Our studies also demonstrated the involvement of the cingulate gyrus, a pivotal part of the limbic system, in tinnitus-related distress and depression, as demonstrated in other studies as well. In previous studies, tinnitus subjects showed a stronger activation of BOLD fMRI signals to tinnitus-related sentences in the anterior, middle, and posterior cingulate gyri, retrosplenial cortex, and insula when compared with healthy controls [47]. Resting-state EEG studies demonstrated that in subjects with serious tinnitus distress, more synchronized alpha activity was observed in the anterior cingulate gyrus, the insula, parahippocampal area, and amygdala, and less alpha synchronized activity was found in the posterior cingulate gyrus, precuneus, and dorsal lateral prefrontal cortex [48]. PET studies indicated that tinnitus distress was correlated positively with activation of the bilateral posterior inferior temporal gyri and bilateral posterior parahippocampal areas [49]. These regions overlap, in part, with the regions in which significant THI-rGCa correlations were observed, although the relationship with rGCa and regional neuronal activity is not known.

Brain Regions Responsible for Loudness

The regions that are relevant to Loudness were as follows. Significant negative correlations between rGCa and Loudness were observed in the left medial superior frontal gyrus (BA9, 10, 32) and the left posterior cingulate gyrus (BA23, 26), while significant positive correlations were observed in the bilateral thalamus, the bilateral hippocampus (BA27), and the left caudate (Figure 7 and Table 7).
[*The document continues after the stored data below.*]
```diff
@@ -330,15 +344,23 @@
             j = P["wq_order"].index(i)
             idx = gi if K == kmax else (gi_small if K == kmin and gi_small is not None else gi[:, :, :K].contiguous())
             plan.append((idx, a_all[:, :, 2 * c1q * j:2 * c1q * (j + 1)], xyz2))
-        f11 = torch.empty((B, J, 2 * c_q), **f32)
-        self._q_scales(ext, "q1", plan, q, xyz1, c1q, 0, None, f11, c_q)
-        Wr, br, perm = P["r1"]
-        f12 = _lin(ext.gather_rows(f11, self._perm_idx(perm, B)).view(B * J, -1), Wr, br)
+        Ksq = [q[("q1", i)]["K"] for i in range(2)]
+        pair_ok = self.scatter_tokens and len(plan) == 2 and ext.sa_mlp_max_pair_supported(Ksq[0], Ksq[1], c1q, q[("q1", 0)]["l2"][0].shape[0], c_q)
+
+        def q_tokens(name, a_col, cadd, r):
+            Wr, br, perm, table = P[r]
+            if pair_ok and table is not None:
+                tok = torch.empty((B, perm.numel(), 2 * c_q), **f32)
+                self._q_scales(ext, name, plan, q, xyz1, c1q, a_col, cadd, tok, c_q, dst=table)
+            else:
+                f = torch.empty((B, J, 2 * c_q), **f32)
+                self._q_scales(ext, name, plan, q, xyz1, c1q, a_col, cadd, f, c_q)
+                tok = ext.gather_rows(f, self._perm_idx(perm, B))
+            return _lin(tok.view(B * J, -1), Wr, br)
+
+        f12 = q_tokens("q1", 0, None, "r1")
         cadd = _lin(f12, P["wc2"]).view(B, J, -1)
-        f13 = torch.empty((B, J, 2 * c_q), **f32)
-        self._q_scales(ext, "q2", plan, q, xyz1, c1q, c1q, cadd, f13, c_q)
-        Wr, br, perm = P["r2"]
-        f14 = _lin(ext.gather_rows(f13, self._perm_idx(perm, B)).view(B * J, -1), Wr, br)
+        f14 = q_tokens("q2", c1q, cadd, "r2")
 
         s11, c11, c3 = net.transt.s11, net.transt.c11, net.c3
         wf, bf = net.final_mlp[0].weight.squeeze(-1), net.final_mlp[0].bias
```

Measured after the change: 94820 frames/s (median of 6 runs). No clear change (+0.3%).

The thalamus is the main relay center between the cerebral cortex and various peripheral sensory systems. The primary auditory thalamic inputs to the auditory cortex originate in the medial geniculate complex, but other nuclei such as the suprageniculate, posterior, peripeduncular, and pulvinar nuclei are also involved in the auditory thalamocortical projection [50]. The positive correlation between Loudness and rGCa in the bilateral thalamus suggests possible pathological implications in the perception of phantom sound. Interestingly, direct electrical stimulation in the ventral intermediate nucleus of the thalamus ameliorated the loudness symptoms of tinnitus in some subjects [51]. The caudate nucleus, a striatal center for sensorimotor integration, is also the potential target of direct electrical stimulation for the treatment of tinnitus. It is reported that direct electrical stimulation in the caudate nucleus modified tinnitus loudness [52], [53].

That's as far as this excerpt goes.